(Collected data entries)

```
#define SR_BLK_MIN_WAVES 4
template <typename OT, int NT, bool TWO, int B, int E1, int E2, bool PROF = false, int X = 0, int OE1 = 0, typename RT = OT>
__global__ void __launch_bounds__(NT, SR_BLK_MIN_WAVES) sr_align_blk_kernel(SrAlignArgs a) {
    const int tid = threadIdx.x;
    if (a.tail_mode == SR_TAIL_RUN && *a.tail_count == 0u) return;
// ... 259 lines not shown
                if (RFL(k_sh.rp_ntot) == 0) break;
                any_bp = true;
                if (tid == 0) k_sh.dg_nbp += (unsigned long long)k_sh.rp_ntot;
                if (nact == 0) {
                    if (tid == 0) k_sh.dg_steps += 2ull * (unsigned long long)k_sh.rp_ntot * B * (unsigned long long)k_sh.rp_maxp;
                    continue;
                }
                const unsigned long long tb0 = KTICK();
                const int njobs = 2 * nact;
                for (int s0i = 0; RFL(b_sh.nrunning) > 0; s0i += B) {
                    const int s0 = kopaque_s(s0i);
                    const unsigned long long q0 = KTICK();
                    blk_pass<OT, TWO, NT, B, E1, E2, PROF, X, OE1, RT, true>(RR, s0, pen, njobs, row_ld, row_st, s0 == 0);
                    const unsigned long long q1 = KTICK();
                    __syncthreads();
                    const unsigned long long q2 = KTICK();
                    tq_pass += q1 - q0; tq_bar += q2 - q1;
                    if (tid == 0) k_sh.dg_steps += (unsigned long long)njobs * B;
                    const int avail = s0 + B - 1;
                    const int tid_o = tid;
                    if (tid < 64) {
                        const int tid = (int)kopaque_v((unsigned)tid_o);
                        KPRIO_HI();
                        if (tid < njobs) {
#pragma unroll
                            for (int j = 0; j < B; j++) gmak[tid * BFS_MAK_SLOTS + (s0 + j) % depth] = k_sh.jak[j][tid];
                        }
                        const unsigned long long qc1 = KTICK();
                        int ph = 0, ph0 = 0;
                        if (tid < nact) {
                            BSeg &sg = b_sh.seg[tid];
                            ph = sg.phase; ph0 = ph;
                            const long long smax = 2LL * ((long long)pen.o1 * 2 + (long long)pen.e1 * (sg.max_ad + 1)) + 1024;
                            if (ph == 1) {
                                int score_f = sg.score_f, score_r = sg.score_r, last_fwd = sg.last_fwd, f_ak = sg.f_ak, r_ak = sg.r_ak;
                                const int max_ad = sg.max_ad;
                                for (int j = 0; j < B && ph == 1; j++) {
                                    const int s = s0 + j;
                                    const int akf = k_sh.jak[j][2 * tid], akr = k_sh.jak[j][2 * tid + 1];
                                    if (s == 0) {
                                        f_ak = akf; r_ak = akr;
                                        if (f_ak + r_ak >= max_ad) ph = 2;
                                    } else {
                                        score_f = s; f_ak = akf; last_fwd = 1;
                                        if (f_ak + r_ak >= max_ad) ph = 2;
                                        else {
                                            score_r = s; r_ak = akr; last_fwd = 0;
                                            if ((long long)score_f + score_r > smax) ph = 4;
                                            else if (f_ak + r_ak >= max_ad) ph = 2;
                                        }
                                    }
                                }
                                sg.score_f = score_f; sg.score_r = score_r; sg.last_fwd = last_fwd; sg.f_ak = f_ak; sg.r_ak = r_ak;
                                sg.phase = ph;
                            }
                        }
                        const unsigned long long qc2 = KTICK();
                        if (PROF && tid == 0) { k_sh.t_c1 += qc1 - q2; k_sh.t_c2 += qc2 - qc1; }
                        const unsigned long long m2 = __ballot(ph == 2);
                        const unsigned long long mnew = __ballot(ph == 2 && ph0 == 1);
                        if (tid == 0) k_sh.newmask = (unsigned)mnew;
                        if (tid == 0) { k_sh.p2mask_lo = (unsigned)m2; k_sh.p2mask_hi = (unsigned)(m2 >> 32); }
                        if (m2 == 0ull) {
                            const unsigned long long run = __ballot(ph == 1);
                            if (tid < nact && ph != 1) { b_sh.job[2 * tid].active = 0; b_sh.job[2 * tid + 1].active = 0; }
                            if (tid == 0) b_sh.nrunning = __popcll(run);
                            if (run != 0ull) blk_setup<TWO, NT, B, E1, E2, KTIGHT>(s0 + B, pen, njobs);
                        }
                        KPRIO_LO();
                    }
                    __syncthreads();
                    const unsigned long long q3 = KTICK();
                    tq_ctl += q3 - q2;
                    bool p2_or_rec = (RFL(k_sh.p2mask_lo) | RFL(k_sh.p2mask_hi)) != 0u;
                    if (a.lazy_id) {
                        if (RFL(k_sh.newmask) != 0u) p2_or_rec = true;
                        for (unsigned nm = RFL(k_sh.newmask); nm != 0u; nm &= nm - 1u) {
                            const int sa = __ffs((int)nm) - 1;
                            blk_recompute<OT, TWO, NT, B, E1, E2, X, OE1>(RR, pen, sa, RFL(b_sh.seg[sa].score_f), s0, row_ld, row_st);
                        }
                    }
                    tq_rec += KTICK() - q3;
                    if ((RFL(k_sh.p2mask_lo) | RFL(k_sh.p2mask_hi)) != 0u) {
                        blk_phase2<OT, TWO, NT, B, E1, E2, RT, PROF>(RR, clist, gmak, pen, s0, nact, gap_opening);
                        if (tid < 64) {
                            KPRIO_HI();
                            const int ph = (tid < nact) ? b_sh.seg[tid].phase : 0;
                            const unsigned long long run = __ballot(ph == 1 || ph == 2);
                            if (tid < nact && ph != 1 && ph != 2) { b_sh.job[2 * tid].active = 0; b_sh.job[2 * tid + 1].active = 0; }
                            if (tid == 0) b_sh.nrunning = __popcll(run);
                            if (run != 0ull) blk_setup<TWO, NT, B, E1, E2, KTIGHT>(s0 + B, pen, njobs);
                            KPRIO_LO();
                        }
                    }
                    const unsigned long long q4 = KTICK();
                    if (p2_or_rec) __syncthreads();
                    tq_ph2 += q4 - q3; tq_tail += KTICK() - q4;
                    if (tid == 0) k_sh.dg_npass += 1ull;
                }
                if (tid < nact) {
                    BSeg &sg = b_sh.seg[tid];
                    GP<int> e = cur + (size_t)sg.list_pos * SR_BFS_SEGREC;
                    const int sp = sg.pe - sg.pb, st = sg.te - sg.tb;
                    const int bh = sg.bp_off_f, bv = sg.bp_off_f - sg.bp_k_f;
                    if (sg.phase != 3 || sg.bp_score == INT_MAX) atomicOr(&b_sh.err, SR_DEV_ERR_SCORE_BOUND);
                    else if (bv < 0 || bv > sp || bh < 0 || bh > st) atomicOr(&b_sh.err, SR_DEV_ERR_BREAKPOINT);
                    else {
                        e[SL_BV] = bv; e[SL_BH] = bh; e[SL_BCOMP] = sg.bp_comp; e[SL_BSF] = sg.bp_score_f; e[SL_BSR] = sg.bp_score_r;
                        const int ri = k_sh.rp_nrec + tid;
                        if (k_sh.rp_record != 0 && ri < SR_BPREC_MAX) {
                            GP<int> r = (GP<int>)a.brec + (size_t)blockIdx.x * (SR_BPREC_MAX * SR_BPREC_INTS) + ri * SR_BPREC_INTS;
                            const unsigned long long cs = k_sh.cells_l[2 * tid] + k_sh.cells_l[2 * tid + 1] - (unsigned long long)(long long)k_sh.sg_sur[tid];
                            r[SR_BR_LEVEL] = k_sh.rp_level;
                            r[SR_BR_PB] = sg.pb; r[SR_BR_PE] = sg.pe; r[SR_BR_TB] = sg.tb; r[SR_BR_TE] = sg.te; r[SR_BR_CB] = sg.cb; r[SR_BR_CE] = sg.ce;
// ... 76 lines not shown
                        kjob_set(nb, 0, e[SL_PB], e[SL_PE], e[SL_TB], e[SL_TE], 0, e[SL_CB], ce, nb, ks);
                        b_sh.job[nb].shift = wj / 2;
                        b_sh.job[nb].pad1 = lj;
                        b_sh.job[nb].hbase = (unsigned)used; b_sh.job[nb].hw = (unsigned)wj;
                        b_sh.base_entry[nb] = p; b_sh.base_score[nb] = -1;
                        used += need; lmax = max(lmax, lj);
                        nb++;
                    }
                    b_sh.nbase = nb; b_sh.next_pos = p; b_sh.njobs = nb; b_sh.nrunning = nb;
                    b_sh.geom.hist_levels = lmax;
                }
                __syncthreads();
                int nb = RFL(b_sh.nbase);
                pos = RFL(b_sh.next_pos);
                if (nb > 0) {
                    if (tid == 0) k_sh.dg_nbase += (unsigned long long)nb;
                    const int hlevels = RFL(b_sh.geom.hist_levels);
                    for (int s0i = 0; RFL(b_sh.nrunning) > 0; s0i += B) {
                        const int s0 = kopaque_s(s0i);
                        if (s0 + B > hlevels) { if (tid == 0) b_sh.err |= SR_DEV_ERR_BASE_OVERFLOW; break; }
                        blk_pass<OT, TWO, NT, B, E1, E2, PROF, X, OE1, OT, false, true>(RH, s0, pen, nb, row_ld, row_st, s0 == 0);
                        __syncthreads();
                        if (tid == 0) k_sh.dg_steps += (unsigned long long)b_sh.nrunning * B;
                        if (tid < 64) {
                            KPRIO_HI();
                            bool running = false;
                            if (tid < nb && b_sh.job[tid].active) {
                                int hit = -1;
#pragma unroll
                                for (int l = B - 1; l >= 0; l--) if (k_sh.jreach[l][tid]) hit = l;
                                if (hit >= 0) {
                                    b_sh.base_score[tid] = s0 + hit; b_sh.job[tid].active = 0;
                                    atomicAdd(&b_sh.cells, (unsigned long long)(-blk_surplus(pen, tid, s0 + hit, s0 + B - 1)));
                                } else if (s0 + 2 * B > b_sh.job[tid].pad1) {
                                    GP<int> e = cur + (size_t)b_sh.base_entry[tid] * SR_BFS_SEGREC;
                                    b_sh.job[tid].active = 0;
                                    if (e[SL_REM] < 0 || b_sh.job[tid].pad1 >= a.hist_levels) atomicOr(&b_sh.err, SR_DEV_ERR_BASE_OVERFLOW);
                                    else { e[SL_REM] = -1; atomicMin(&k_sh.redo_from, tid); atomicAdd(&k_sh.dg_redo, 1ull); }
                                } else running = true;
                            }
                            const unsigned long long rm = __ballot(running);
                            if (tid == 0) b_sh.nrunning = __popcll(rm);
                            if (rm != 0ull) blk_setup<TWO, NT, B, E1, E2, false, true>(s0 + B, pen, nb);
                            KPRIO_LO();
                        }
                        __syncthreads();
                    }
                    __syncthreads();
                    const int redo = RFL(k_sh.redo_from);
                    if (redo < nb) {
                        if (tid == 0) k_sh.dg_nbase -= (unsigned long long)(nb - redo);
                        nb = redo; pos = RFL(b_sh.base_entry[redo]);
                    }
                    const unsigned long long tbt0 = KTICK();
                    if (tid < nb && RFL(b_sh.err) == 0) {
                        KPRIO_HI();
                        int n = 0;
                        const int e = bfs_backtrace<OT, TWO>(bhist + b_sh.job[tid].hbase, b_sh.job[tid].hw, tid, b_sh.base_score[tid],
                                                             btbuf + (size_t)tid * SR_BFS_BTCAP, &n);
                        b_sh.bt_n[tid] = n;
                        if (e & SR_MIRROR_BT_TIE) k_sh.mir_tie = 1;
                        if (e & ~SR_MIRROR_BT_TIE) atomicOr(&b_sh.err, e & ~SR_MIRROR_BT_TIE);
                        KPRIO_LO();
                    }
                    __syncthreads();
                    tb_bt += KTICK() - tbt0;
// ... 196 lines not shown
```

---

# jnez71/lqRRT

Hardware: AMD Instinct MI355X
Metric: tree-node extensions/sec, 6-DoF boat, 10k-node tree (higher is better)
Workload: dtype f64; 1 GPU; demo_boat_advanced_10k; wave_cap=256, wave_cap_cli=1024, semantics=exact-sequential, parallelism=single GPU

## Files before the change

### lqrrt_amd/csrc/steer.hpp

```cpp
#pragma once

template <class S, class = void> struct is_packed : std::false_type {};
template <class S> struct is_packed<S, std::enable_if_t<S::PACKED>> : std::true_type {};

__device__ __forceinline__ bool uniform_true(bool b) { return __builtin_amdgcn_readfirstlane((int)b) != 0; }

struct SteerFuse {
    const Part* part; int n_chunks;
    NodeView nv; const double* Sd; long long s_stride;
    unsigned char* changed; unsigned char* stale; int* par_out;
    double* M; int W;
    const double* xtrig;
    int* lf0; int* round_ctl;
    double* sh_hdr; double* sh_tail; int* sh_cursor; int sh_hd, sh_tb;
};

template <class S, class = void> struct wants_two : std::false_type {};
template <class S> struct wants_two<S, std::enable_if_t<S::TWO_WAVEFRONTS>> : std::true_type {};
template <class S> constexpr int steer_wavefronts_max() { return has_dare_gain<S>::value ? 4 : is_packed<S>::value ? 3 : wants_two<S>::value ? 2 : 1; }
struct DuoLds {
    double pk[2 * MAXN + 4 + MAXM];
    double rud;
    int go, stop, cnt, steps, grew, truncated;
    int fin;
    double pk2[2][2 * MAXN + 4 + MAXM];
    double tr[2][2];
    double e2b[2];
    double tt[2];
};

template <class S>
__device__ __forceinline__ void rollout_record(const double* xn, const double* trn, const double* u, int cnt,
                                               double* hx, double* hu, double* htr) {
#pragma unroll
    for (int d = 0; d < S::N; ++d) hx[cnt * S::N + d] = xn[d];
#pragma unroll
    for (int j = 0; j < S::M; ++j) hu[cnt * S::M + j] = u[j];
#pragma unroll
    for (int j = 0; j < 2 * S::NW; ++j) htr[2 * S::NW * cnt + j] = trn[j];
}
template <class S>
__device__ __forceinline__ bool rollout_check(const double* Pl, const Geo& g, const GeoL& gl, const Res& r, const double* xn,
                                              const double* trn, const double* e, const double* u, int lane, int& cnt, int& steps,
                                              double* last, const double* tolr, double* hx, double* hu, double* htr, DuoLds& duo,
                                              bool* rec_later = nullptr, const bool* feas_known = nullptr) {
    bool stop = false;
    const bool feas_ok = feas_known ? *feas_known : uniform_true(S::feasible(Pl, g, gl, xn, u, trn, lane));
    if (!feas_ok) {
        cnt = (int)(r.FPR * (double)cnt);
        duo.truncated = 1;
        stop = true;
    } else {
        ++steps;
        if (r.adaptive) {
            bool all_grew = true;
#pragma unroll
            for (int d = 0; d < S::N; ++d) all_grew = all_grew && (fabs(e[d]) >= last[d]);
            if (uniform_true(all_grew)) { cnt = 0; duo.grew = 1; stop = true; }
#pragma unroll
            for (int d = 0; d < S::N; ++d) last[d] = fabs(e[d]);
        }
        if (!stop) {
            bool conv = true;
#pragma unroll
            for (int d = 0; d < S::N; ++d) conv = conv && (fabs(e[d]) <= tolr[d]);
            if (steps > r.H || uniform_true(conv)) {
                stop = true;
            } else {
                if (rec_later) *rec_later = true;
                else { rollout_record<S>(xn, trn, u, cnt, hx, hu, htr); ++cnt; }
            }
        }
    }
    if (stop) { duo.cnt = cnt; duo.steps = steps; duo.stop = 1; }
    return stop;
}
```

- **Your objective**: Every line above that includes the word "BSeg" should be listed.

- **Exercise result**:
                            BSeg &sg = b_sh.seg[tid];
                    BSeg &sg = b_sh.seg[tid];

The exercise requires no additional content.